Consumption of fish that have absorbed mercury from contaminated water can result in mercury toxicity; an antagonist for mercury toxicity is the nutrient selenium.
Some vegetables can accumulate cadmium from contaminated soil; an antagonist for cadmium toxicity is the nutrient zinc.
Grapefruit contains a substance that inhibits the P450 drug detoxification pathway, making some drugs more toxic.
Find out more about nutrition and chemical toxicity here.

Circadian Rhythms
Circadian rhythms can play a role in toxicity. For example, rats administered an immunosuppressive drug had severe toxicity in their intestines 7 hours after light onset compared to controls and to other times in the day. The rats had changes in their digestive enzyme activity and other physiological indicators at this dosing time.

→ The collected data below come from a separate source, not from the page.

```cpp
#ifndef MIRX_STEM_EXP
#define MIRX_STEM_EXP 0
#endif
    const int dwv = __builtin_amdgcn_readfirstlane(threadIdx.x >> 6);
    const __amdgpu_buffer_rsrc_t wrsrc = __builtin_amdgcn_make_buffer_rsrc((void *)w3, 0, W_BYTES, 0x00020000);
    const int dvoff = ((threadIdx.x & 63) >> 1) * 32 + (((threadIdx.x & 1) ^ ((threadIdx.x >> 4) & 1)) << 4);
    auto issue_chunk = [&](int c) {
        if (MIRX_STEM_EXP & 8) return;
#pragma unroll
        for (int j = 0; j < NCH; ++j) {
            const int s = c * NCH + j;
            if (s < NSTEP)
                __builtin_amdgcn_raw_ptr_buffer_load_lds(wrsrc, LDS_PTR(s_ring + (c & 1) * RING_BUF + j * STEP_BYTES + dwv * 1024), 16,
                                                         dvoff, ((dwv >> 1) * NSTEP * 2 + s * 2 + (dwv & 1)) * 1024, 0, 0);
        }
    };
    issue_chunk(0);
    if (!U8 && NCHUNK > 1) issue_chunk(1);

    constexpr int ROWW = 36, RPP = 7;
    constexpr int N_IN = (3 * ITH + RPP - 1) / RPP;
    const int s_row = threadIdx.x / ROWW, s_q = threadIdx.x % ROWW;
    const int xx = ix0 + s_q;
    const bool col_ok = s_row < RPP && s_q < ITW && xx >= 0 && xx < wd;
    const bool lane_live = s_row < RPP;
    float vin[N_IN];
#pragma unroll
    for (int t = 0; t < N_IN; ++t) {
        const int row = RPP * t + s_row;
        const int c = (row >= ITH) + (row >= 2 * ITH), r = row - c * ITH;
        const int yy = iy0 + r;
        vin[t] = 0.0f;
        if (col_ok && row < 3 * ITH && yy >= 0 && yy < h) {
            if constexpr (U8) vin[t] = s_lut[c * 256 + xi[((int64_t)c * h + yy) * wd + xx]];
            else vin[t] = xi[((int64_t)c * h + yy) * wd + xx];
        }
    }
    unsigned *s_w = reinterpret_cast<unsigned *>(s_in);
    const int s_dst = (s_q & 1) * PLANE + s_row * PH + (s_q >> 1);
#pragma unroll
    for (int t = 0; t < N_IN; ++t) {
        const float v = vin[t] * x_scale;
        const _Float16 vh = (_Float16)v;
        const _Float16 vl = (_Float16)(v - (float)vh);
        const unsigned word = (unsigned)__builtin_bit_cast(unsigned short, vh) | ((unsigned)__builtin_bit_cast(unsigned short, vl) << 16);
        if (lane_live && RPP * t + s_row < 3 * ITH) s_w[s_dst + RPP * t * PH] = word;
    }
    asm volatile("s_waitcnt vmcnt(0)" ::: "memory");
    __syncthreads();
    if (U8 && NCHUNK > 1) issue_chunk(1);

    const int wave = threadIdx.x >> 6, lane = threadIdx.x & 63;
    const int half = lane >> 5, n = lane & 31;
    int xbase[2];
#pragma unroll
    for (int t = 0; t < 2; ++t) {
        int p = (2 * wave + t) * 32 + n;
        if (p >= NPX) p = NPX - 1;
        const int r = p / CTW, q = p % CTW;
        xbase[t] = 2 * r * PH + q;
    }
    const char *wp = s_ring + n * 32 + ((half ^ ((n >> 3) & 1)) << 4);
    f32x16 acc[2][NOB];
#pragma unroll
    for (int t = 0; t < 2; ++t)
#pragma unroll
        for (int b = 0; b < NOB; ++b)
#pragma unroll
            for (int r = 0; r < 16; ++r) acc[t][b][r] = 0.0f;
#pragma unroll
    for (int c = 0; c < ((MIRX_STEM_EXP & 1) ? 0 : NCHUNK); ++c) {
        if (c > 0 && c + 1 < NCHUNK) issue_chunk(c + 1);
        __builtin_amdgcn_sched_barrier(0);
        const char *wc = wp + (c & 1) * RING_BUF;
#pragma unroll
        for (int j = 0; j < NCH; ++j) {
            const int s = c * NCH + j;
            if (s >= NSTEP) break;
            f16x8 ah[NOB], al[NOB];
#pragma unroll
            for (int b = 0; b < NOB; ++b) {
                ah[b] = *reinterpret_cast<const f16x8 *>(wc + j * STEP_BYTES + (b * 2 + 0) * 1024);
                al[b] = *reinterpret_cast<const f16x8 *>(wc + j * STEP_BYTES + (b * 2 + 1) * 1024);
            }
            const int rho0 = 2 * s, rho1 = 2 * s + 1 < 21 ? 2 * s + 1 : 20;
            const int ro0 = ((rho0 / 7) * ITH + rho0 % 7) * PH, ro1 = ((rho1 / 7) * ITH + rho1 % 7) * PH;
            const int ro = half ? ro1 : ro0;
#pragma unroll
            for (int t = 0; t < 2; ++t) {
                const unsigned *pe = s_w + xbase[t] + ro;
                const unsigned *po = pe + PLANE;
                u32x4 bh, bl;
                bh[0] = __builtin_amdgcn_perm(pe[1], pe[0], 0x05040100u); bl[0] = __builtin_amdgcn_perm(pe[1], pe[0], 0x07060302u);
                bh[1] = __builtin_amdgcn_perm(pe[3], pe[2], 0x05040100u); bl[1] = __builtin_amdgcn_perm(pe[3], pe[2], 0x07060302u);
                bh[2] = __builtin_amdgcn_perm(po[1], po[0], 0x05040100u); bl[2] = __builtin_amdgcn_perm(po[1], po[0], 0x07060302u);
                bh[3] = __builtin_amdgcn_perm(po[3], po[2], 0x05040100u); bl[3] = __builtin_amdgcn_perm(po[3], po[2], 0x07060302u);
                const f16x8 xh = __builtin_bit_cast(f16x8, bh), xl = __builtin_bit_cast(f16x8, bl);
#pragma unroll
                for (int b = 0; b < NOB; ++b) {
                    f32x16 a3 = acc[t][b];
                    a3 = __builtin_amdgcn_mfma_f32_32x32x16_f16(al[b], xh, a3, 0, 0, 0);
                    a3 = __builtin_amdgcn_mfma_f32_32x32x16_f16(ah[b], xl, a3, 0, 0, 0);
                    a3 = __builtin_amdgcn_mfma_f32_32x32x16_f16(ah[b], xh, a3, 0, 0, 0);
                    acc[t][b] = a3;
                }
                __builtin_amdgcn_sched_barrier(0);
            }
        }
        if (c + 1 < NCHUNK) {
            asm volatile("s_waitcnt vmcnt(0)" ::: "memory");
            __syncthreads();
        }
    }

    asm volatile("s_waitcnt vmcnt(0)" ::: "memory");
    int pp[2];
    bool live[2], inside[2];
#pragma unroll
    for (int t = 0; t < 2; ++t) {
        pp[t] = (2 * wave + t) * 32 + n;
        live[t] = pp[t] < NPX;
        const int r0 = pp[t] / CTW, q = pp[t] % CTW;
        const int cy = cy0 + r0, cx = cx0 + q;
        inside[t] = cy >= 0 && cy < ch && cx >= 0 && cx < cw;
    }
    float *yi = y + img * y_bs + oc0 * (int64_t)ph * pw;
    float vmax = 0.f;
#pragma unroll
    for (int b = 0; b < NOB; ++b) {
        __syncthreads();
        if (!(MIRX_STEM_EXP & 2)) {
#pragma unroll
            for (int r = 0; r < 16; ++r) {
                const int ocl = 8 * (r >> 2) + (r & 3) + 4 * half;
                const f32x4 pr = *reinterpret_cast<const f32x4 *>(s_par + 4 * (b * OCB + ocl));
#pragma unroll
                for (int t = 0; t < 2; ++t) {
                    const float v = fmaxf(fmaf(acc[t][b][r] * pr[0], pr[1], pr[2]), 0.0f);
                    if (live[t]) s_conv[ocl * CONV_PITCH + pp[t]] = inside[t] ? v : 0.0f;
                }
            }
        }
        __syncthreads();
        for (int i = threadIdx.x; i < ((MIRX_STEM_EXP & 4) ? 0 : OCB * PTH * 8); i += 256) {
            const int ocl = i / (PTH * 8), r = (i / 8) % PTH, q = i % 8;
            const int py = py0 + r, px = px0 + q;
            if (q < PTW && py < ph && px < pw) {
                const float *cbase = s_conv + ocl * CONV_PITCH + (2 * r) * CTW + 2 * q;
                float m = 0.0f;
#pragma unroll
                for (int dy = 0; dy < 3; ++dy)
#pragma unroll
                    for (int dx = 0; dx < 3; ++dx) m = fmaxf(m, cbase[dy * CTW + dx]);
                if (x_inv != x_inv) m = x_inv;
                yi[((int64_t)(b * OCB + ocl) * ph + py) * pw + px] = m;
                vmax = range_max(vmax, m);
            }
        }
    }
    if (out_range) range_publish(out_range, (int)img, vmax, threadIdx.x & 63);
}

template <typename TIN>
static hipError_t launch_stem_h2_t(const TIN *x, const uint16_t *w2, const float *oscale, const float *scale, const float *shift,
                                   int64_t n, int h, int wd, float *y, int64_t y_bs, const float *in_range, float *out_range,
                                   const float *mean, const float *stdv, hipStream_t st) {
    if (n <= 0) return hipSuccess;
    if (n > 65535 || !in_range || !oscale) return hipErrorInvalidValue;
    const int ph = h / 4, pw = wd / 4;
    const int tiles = ((ph + PTH - 1) / PTH) * ((pw + PTW - 1) / PTW);
    constexpr int NCH = MIRX_STEM_NCH;
    const size_t lds = lds_bytes(NCH);
    static std::atomic<unsigned long long> attr_devs{0};
    hipError_t e = set_dynamic_lds(k_stem_h2<TIN, NCH>, lds, &attr_devs);
    if (e != hipSuccess) return e;
    hipLaunchKernelGGL((k_stem_h2<TIN, NCH>), dim3((unsigned)tiles, (unsigned)n, 1), dim3(256), lds, st, x, w2, oscale, scale, shift,
                       h, wd, y, y_bs, in_range, reinterpret_cast<unsigned *>(out_range), mean, stdv);
    return hipGetLastError();
}

}

hipError_t launch_stem_h2(const float *x, const uint16_t *w2, const float *oscale, const float *scale, const float *shift,
                          int64_t n, int h, int wd, float *y, int64_t y_bs, const float *in_range, float *out_range,
                          hipStream_t st) {
    return launch_stem_h2_t<float>(x, w2, oscale, scale, shift, n, h, wd, y, y_bs, in_range, out_range, nullptr, nullptr, st);
}

hipError_t launch_stem_h2_u8(const uint8_t *x, const float *mean, const float *stdv, const uint16_t *w2, const float *oscale,
                             const float *scale, const float *shift, int64_t n, int h, int wd, float *y, int64_t y_bs,
                             const float *in_range, float *out_range, hipStream_t st) {
    if (!mean || !stdv) return hipErrorInvalidValue;
    return launch_stem_h2_t<uint8_t>(x, w2, oscale, scale, shift, n, h, wd, y, y_bs, in_range, out_range, mean, stdv, st);
}

namespace {
__global__ __launch_bounds__(256) void k_range_absmax(const float *__restrict__ x, int64_t per, unsigned *__restrict__ row) {
    const float *xi = x + (int64_t)blockIdx.y * per;
    float m = 0.f;
    if ((reinterpret_cast<uintptr_t>(xi) & 15) == 0) {
        const int64_t nv = per >> 2;
        for (int64_t i = (int64_t)blockIdx.x * 256 + threadIdx.x; i < nv; i += (int64_t)gridDim.x * 256) {
            const f32x4 v = reinterpret_cast<const f32x4 *>(xi)[i];
            m = range_max(range_max(range_max(range_max(m, v[0]), v[1]), v[2]), v[3]);
        }
        if (blockIdx.x == 0 && threadIdx.x < (per & 3)) m = range_max(m, xi[(nv << 2) + threadIdx.x]);
    } else {
        for (int64_t i = (int64_t)blockIdx.x * 256 + threadIdx.x; i < per; i += (int64_t)gridDim.x * 256) m = range_max(m, xi[i]);
    }
    range_publish(row, (int)blockIdx.y, m, threadIdx.x & 63);
}
}

namespace {
__global__ __launch_bounds__(256) void k_range_absmax_u8(const uint8_t *__restrict__ x, int64_t hw, const float *__restrict__ mean,
                                                         const float *__restrict__ stdv, unsigned *__restrict__ row) {
    __shared__ float s_lut[768];
    for (int i = threadIdx.x; i < 768; i += 256) s_lut[i] = ((float)(i & 255) / 255.0f - mean[i >> 8]) / stdv[i >> 8];
    __syncthreads();
    const uint8_t *xi = x + (int64_t)blockIdx.y * 3 * hw;
    float m = 0.f;
    for (int c = 0; c < 3; ++c)
        for (int64_t i = (int64_t)blockIdx.x * 256 + threadIdx.x; i < hw; i += (int64_t)gridDim.x * 256)
            m = range_max(m, s_lut[c * 256 + xi[c * hw + i]]);
    range_publish(row, (int)blockIdx.y, m, threadIdx.x & 63);
}
}

hipError_t launch_range_absmax_u8(const uint8_t *x, int64_t hw, int64_t n, const float *mean, const float *stdv, float *row,
                                  hipStream_t st) {
    if (n <= 0 || hw <= 0) return hipSuccess;
    if (n > 65535 || !mean || !stdv) return hipErrorInvalidValue;
    const int64_t want = (hw + 255) / 256;
    const unsigned chunks = (unsigned)(want > 16 ? 16 : want);
    hipLaunchKernelGGL(k_range_absmax_u8, dim3(chunks, (unsigned)n), dim3(256), 0, st, x, hw, mean, stdv, reinterpret_cast<unsigned *>(row));
    return hipGetLastError();
}

hipError_t launch_range_absmax(const float *x, int64_t per, int64_t n, float *row, hipStream_t st) {
    if (n <= 0 || per <= 0) return hipSuccess;
    if (n > 65535) return hipErrorInvalidValue;
    const int64_t want = (per / 4 + 16 * 256 - 1) / (16 * 256);
    const unsigned chunks = (unsigned)(want < 1 ? 1 : (want > 16 ? 16 : want));
    hipLaunchKernelGGL(k_range_absmax, dim3(chunks, (unsigned)n), dim3(256), 0, st, x, per, reinterpret_cast<unsigned *>(row));
    return hipGetLastError();
}

}
```

image-retrieval---thesis-2026_amd/csrc/mirx_api.hip:

```cpp
#include <algorithm>
#include <cmath>
#include <cstring>
#include <vector>

#include "mirx_kernels.h"

namespace mirx {

static thread_local std::string g_err;
void set_error(const std::string &msg) { g_err = msg; }
int fail(int code, const std::string &msg) {
    g_err = msg;
    return code;
}

constexpr int64_t QUERY_BATCH = 8192;
constexpr int64_t TIER1_MIN_ROWS = 32768;
constexpr int TIER1_MAX_K = 64;

}

using namespace mirx;

extern "C" {

const char *mirx_last_error(void) { return g_err.c_str(); }
int mirx_version(void) { return MIRX_VERSION; }

int mirx_set_tuning(int key, int64_t value) {
    switch (key) {
        case MIRX_TUNE_CONV1X1_SMALL_MAX_WG:
            MIRX_CHECK(value >= 0 && value <= (1 << 20), "set_tuning: conv1x1 small-launch limit out of range");
            set_conv1x1_small_max_wg((int)value);
            return MIRX_OK;
        case MIRX_TUNE_CONV3X3_SMALL_MAX_WG:
            MIRX_CHECK(value >= 0 && value <= (1 << 20), "set_tuning: conv3x3 small-launch limit out of range");
            set_conv3x3_small_max_wg((int)value);
            return MIRX_OK;
        case MIRX_TUNE_CONV1X1_RING:
            MIRX_CHECK(value == 0 || value == 1, "set_tuning: conv1x1 ring switch must be 0 or 1");
            set_conv1x1_ring((int)value);
            return MIRX_OK;
        default:
            return fail(MIRX_EINVAL, "set_tuning: unknown key");
    }
}

int mirx_compact_tile(void) { return COMPACT_TILE; }
uint64_t mirx_rank_key(double score) { return rank_key(score); }
int mirx_rank_sort_tile(void) { return RANK_TILE; }

int mirx_topk_merge(const double *in_scores, const int64_t *in_ids, int nshard, int64_t nq, int k,
                    int metric, double *out_rank_scores, float *out_scores, int64_t *out_ids, void *stream) {
    MIRX_CHECK(in_scores && in_ids && out_ids && nshard >= 1 && nq >= 0 && k >= 1, "topk_merge: bad argument");
    MIRX_CHECK((int64_t)nshard * k <= 8192, "topk_merge: nshard * k must be <= 8192");
    MIRX_HIP(launch_topk_merge(in_scores, in_ids, nshard, nq, k, metric, out_rank_scores, out_scores,
                               out_ids, reinterpret_cast<hipStream_t>(stream)));
    return MIRX_OK;
}

int mirx_conv1x1_bn_relu_split3(const float *x, int64_t x_batch_stride, int cin, const float *scale1_or_null,
                                const float *shift1_or_null, const void *w3, const float *bias_or_null, int64_t n,
                                int hw, int cout, int relu_out, float *y, int64_t y_batch_stride, void *stream) {
    MIRX_CHECK(n >= 0 && hw >= 1 && cin >= 16 && cin % 16 == 0 && cout >= 128 && cout % 128 == 0,
               "conv1x1_split3: cin must be a multiple of 16 and cout of 128");
    MIRX_CHECK((scale1_or_null == nullptr) == (shift1_or_null == nullptr), "conv1x1_split3: scale and shift go together");
    MIRX_CHECK(n == 0 || (x && w3 && y), "conv1x1_split3: null buffer");
    MIRX_CHECK(x_batch_stride >= (int64_t)cin * hw, "conv1x1_split3: batch stride smaller than the channel prefix");
    MIRX_CHECK(y_batch_stride >= (int64_t)cout * hw, "conv1x1_split3: output batch stride smaller than cout * hw");
    MIRX_HIP(launch_conv1x1_s3(x, x_batch_stride, cin, scale1_or_null, shift1_or_null,
                               reinterpret_cast<const uint16_t *>(w3), bias_or_null, n, hw, cout, relu_out, y,
                               y_batch_stride, reinterpret_cast<hipStream_t>(stream)));
    return MIRX_OK;
}
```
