template <int KT, int G, bool LT = false, bool DEDUP = true>
__device__ __forceinline__ double spec_coop_all(unsigned long long todo, LDSP(uint64_t) pwbuf, LDSP(uint8_t) shift_tab,
                                                LDSP(uint16_t) cols_tab, LDSP(uint16_t) nreads_tab, LDSP(uint16_t) ndict_tab,
                                                LDSP(double) dict_tab, LDSP(uint64_t) gptr_tab, LDSP(uint64_t) bw_tab,
                                                bool reuse, int crow, int mmax, int Mh_lane, uint32_t amask_lane, int rpad,
                                                int lane, LDSP(const uint8_t) lds_ct = nullptr, LDSP(const double) lds_cw = nullptr,
                                                LDSP(double) bpc = nullptr, LDSP(uint64_t) bpt = nullptr,
                                                LDSP(const uint8_t) sct = nullptr, LDSP(uint64_t) gbt = nullptr) {
  SpecLds S;
  S.pw = pwbuf;
  S.shift = shift_tab;
  S.cols = cols_tab;
  S.dict = dict_tab;
  S.bw = bw_tab;
  const int nch_batch = rpad / WAVE;
  double val = 0.0;
  while (todo) {
    const int sg = (__ffsll((long long)todo) - 1) / G;
    const unsigned long long gmask = G == 64 ? ~0ull : (((1ull << (G & 63)) - 1ull) << (sg * (G & 63)));
    unsigned long long reqs = todo & gmask;
    todo &= ~gmask;
    const int first = __ffsll((long long)reqs) - 1;
    const int Mh = __builtin_amdgcn_readfirstlane(__shfl(Mh_lane, first, WAVE));
    const uint32_t amask = (uint32_t)__builtin_amdgcn_readfirstlane(__shfl((int)amask_lane, first, WAVE));
    LDSP(uint64_t) gp = gptr_tab + sg * GP_N;
    GLBP(const double) rt = (GLBP(const double))(uintptr_t)gp[GP_RT] + lane;
    typename TabPtr<LT>::f64 cw;
    if constexpr (LT) cw = lds_cw + lane;
    else cw = (GLBP(const double))(uintptr_t)gp[GP_CW] + lane;
    const int nrd = (int)nreads_tab[sg];
    const bool grouped = nd_w01(ndict_tab[sg]);
    const int nch = max(1, min(nch_batch, (nrd + WAVE - 1) / WAVE));
    const int cstride = crow / WAVE;
    if (MCHAP_REUSE_MAXK >= KT && nd_count(ndict_tab[sg]) != 0 && KT * Mh <= (MCHAP_SPEC_DEEP ? 3 : 2) * WAVE) {
      const int nb0 = nch < 4 ? nch : 4;
      typename TabPtr<LT>::u8 ct;
      if constexpr (LT) ct = lds_ct + (size_t)lane * cstride;
      else ct = (GLBP(const uint8_t))(uintptr_t)gp[GP_CT] + (size_t)lane * cstride;
      constexpr bool BPL = (G == 64) && !LT;
      bool cached = false;
      if (BPL && bpc != nullptr) {
// ... 303 lines not shown
              double acc[4] = {0.0, 0.0, 0.0, 0.0};
#pragma unroll
              for (int h = 0; h < KT; h++) {
                const uint64_t wa = pwbuf[(size_t)h * WAVE + my_src], wb = bw_tab[(size_t)sg * KT + h];
                double ph[4];
                if (wa == wb) {
#pragma unroll
                  for (int k = 0; k < 4; k++) ph[k] = k < RK ? bpc[(h * 4) * WAVE + r + 16 * k] : 0.0;
                } else {
                  hap_products(wa, ph);
                }
#pragma unroll
                for (int k = 0; k < 4; k++) acc[k] += ph[k] * invK;
              }
#pragma unroll
              for (int k = 0; k < 4; k++)
                if (k < RK) v[k] = read_log(acc[k]) * cwr[k];
            }
            const double a0 = RK > 2 ? v[0] + v[2] : v[0];
            const double a1 = RK > 3 ? v[1] + v[3] : v[1];
            double sv = RK > 1 ? a0 + a1 : a0;
#pragma unroll
            for (int o = 8; o >= 1; o >>= 1) sv += __shfl_xor(sv, o, WAVE);
#pragma unroll
            for (int k = 0; k < 4; k++) {
              const double vk = __shfl(sv, 16 * k, WAVE);
              if (k < nq && ((dupm[k] >> lane) & 1ull)) val = vk;
            }
          }
          continue;
        }
      }
#endif
      while (reqs) {
        const int src = __ffsll((long long)reqs) - 1;
        const unsigned long long dups = (DEDUP ? spec_same_request<KT>(pwbuf, reqs, src, lane) : (1ull << src));
        reqs &= ~dups;
        double s = 0.0;
        if (nb0 == 1) s += spec_coop_reuse<KT, 1, uint8_t, LT>(S, src, sg, mmax, Mh, amask, ct, cw, crow, lane, bp, use_base, grouped);
        else if (nb0 == 2) s += spec_coop_reuse<KT, 2, uint16_t, LT>(S, src, sg, mmax, Mh, amask, ct, cw, crow, lane, bp, use_base, grouped);
        else if (nb0 == 3) s += spec_coop_reuse<KT, 3, uint32_t, LT>(S, src, sg, mmax, Mh, amask, ct, cw, crow, lane, bp, use_base, grouped);
        else s += spec_coop_reuse<KT, 4, uint32_t, LT>(S, src, sg, mmax, Mh, amask, ct, cw, crow, lane, bp, use_base, grouped);
        for (int cb = 4; cb < nch; cb += 4) {
          const int rem = nch - cb;
          typename TabPtr<LT>::f64 cwb = cw + cb * WAVE;
          if (deep) {
            BaseProductsG<KT> bg;
            bg.p = gbp;
            bg.rpad = rpad;
            bg.cb = cb;
            if (rem >= 4) s += spec_coop_reuse_g<KT, 4, uint32_t, LT>(S, src, sg, mmax, Mh, amask, ct + cb, cwb, crow, lane, bg, grouped);
            else if (rem == 3) s += spec_coop_reuse_g<KT, 3, uint32_t, LT>(S, src, sg, mmax, Mh, amask, ct + cb, cwb, crow, lane, bg, grouped);
            else if (rem == 2) s += spec_coop_reuse_g<KT, 2, uint16_t, LT>(S, src, sg, mmax, Mh, amask, ct + cb, cwb, crow, lane, bg, grouped);
            else s += spec_coop_reuse_g<KT, 1, uint8_t, LT>(S, src, sg, mmax, Mh, amask, ct + cb, cwb, crow, lane, bg, grouped);
          } else {
            if (rem >= 4) s += spec_coop_coded<KT, 4, uint32_t, LT>(S, src, sg, mmax, Mh, amask, ct + cb, cwb, crow, lane, grouped);
            else if (rem == 3) s += spec_coop_coded<KT, 3, uint32_t, LT>(S, src, sg, mmax, Mh, amask, ct + cb, cwb, crow, lane, grouped);
            else if (rem == 2) s += spec_coop_coded<KT, 2, uint16_t, LT>(S, src, sg, mmax, Mh, amask, ct + cb, cwb, crow, lane, grouped);
            else s += spec_coop_coded<KT, 1, uint8_t, LT>(S, src, sg, mmax, Mh, amask, ct + cb, cwb, crow, lane, grouped);
          }
        }
        s = wave_sum(s);
        if ((dups >> lane) & 1ull) val = s;
      }
    } else {
      while (reqs) {
        const int src = __ffsll((long long)reqs) - 1;
        const unsigned long long dups = (DEDUP ? spec_same_request<KT>(pwbuf, reqs, src, lane) : (1ull << src));
        reqs &= ~dups;
        double s = 0.0;
        const bool coded = nd_count(ndict_tab[sg]) != 0;
        typename TabPtr<LT>::u8 ct;
        if constexpr (LT) ct = lds_ct + (size_t)lane * cstride;
        else ct = (GLBP(const uint8_t))(uintptr_t)gp[GP_CT] + (size_t)lane * cstride;
        GLBP(const double) cwg = (GLBP(const double))(uintptr_t)gp[GP_CW] + lane;
        for (int cb = 0; cb < nch; cb += 4) {
          const int rem = nch - cb;
          typename TabPtr<LT>::f64 cwb = cw + cb * WAVE;
          if (coded) {
            if (rem >= 4) s += spec_coop_coded<KT, 4, uint32_t, LT>(S, src, sg, mmax, Mh, amask, ct + cb, cwb, crow, lane, grouped);
            else if (rem == 3) s += spec_coop_coded<KT, 3, uint32_t, LT>(S, src, sg, mmax, Mh, amask, ct + cb, cwb, crow, lane, grouped);
            else if (rem == 2) s += spec_coop_coded<KT, 2, uint16_t, LT>(S, src, sg, mmax, Mh, amask, ct + cb, cwb, crow, lane, grouped);
            else s += spec_coop_coded<KT, 1, uint8_t, LT>(S, src, sg, mmax, Mh, amask, ct + cb, cwb, crow, lane, grouped);
          } else {
            GLBP(const double) rtb = rt + cb * WAVE;
            GLBP(const double) cwgb = cwg + cb * WAVE;
            if (rem >= 4) s += spec_coop_body<KT, 4>(S, src, sg, mmax, Mh, amask, rtb, cwgb, rpad, lane, nrd - cb * WAVE, grouped);
            else if (rem == 3) s += spec_coop_body<KT, 3>(S, src, sg, mmax, Mh, amask, rtb, cwgb, rpad, lane, nrd - cb * WAVE, grouped);
            else if (rem == 2) s += spec_coop_body<KT, 2>(S, src, sg, mmax, Mh, amask, rtb, cwgb, rpad, lane, nrd - cb * WAVE, grouped);
            else s += spec_coop_body<KT, 1>(S, src, sg, mmax, Mh, amask, rtb, cwgb, rpad, lane, nrd - cb * WAVE, grouped);
          }
        }
        s = wave_sum(s);
        if ((dups >> lane) & 1ull) val = s;
      }
    }
  }
  return val;
}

Find out more about circadian rhythm and gut toxicity here.

Other Factors
Presence of Other Chemicals
The presence of other chemicals, at the same time, earlier, or later may:

Decrease toxicity (antagonism)
Add to toxicity (additivity)
Increase toxicity (synergism or potentiation)
For example:

Antidotes used to counteract the effects of poisons function through antagonism (atropine counteracts poisoning by organophosphate insecticides).
Alcohol may enhance the effect of many antihistamines and sedatives.
A synergistic interaction between the antioxidant butylated hydroxytoluene (BHT) and a certain concentration of oxygen results in lung damage in the form of interstitial pulmonary fibrosis.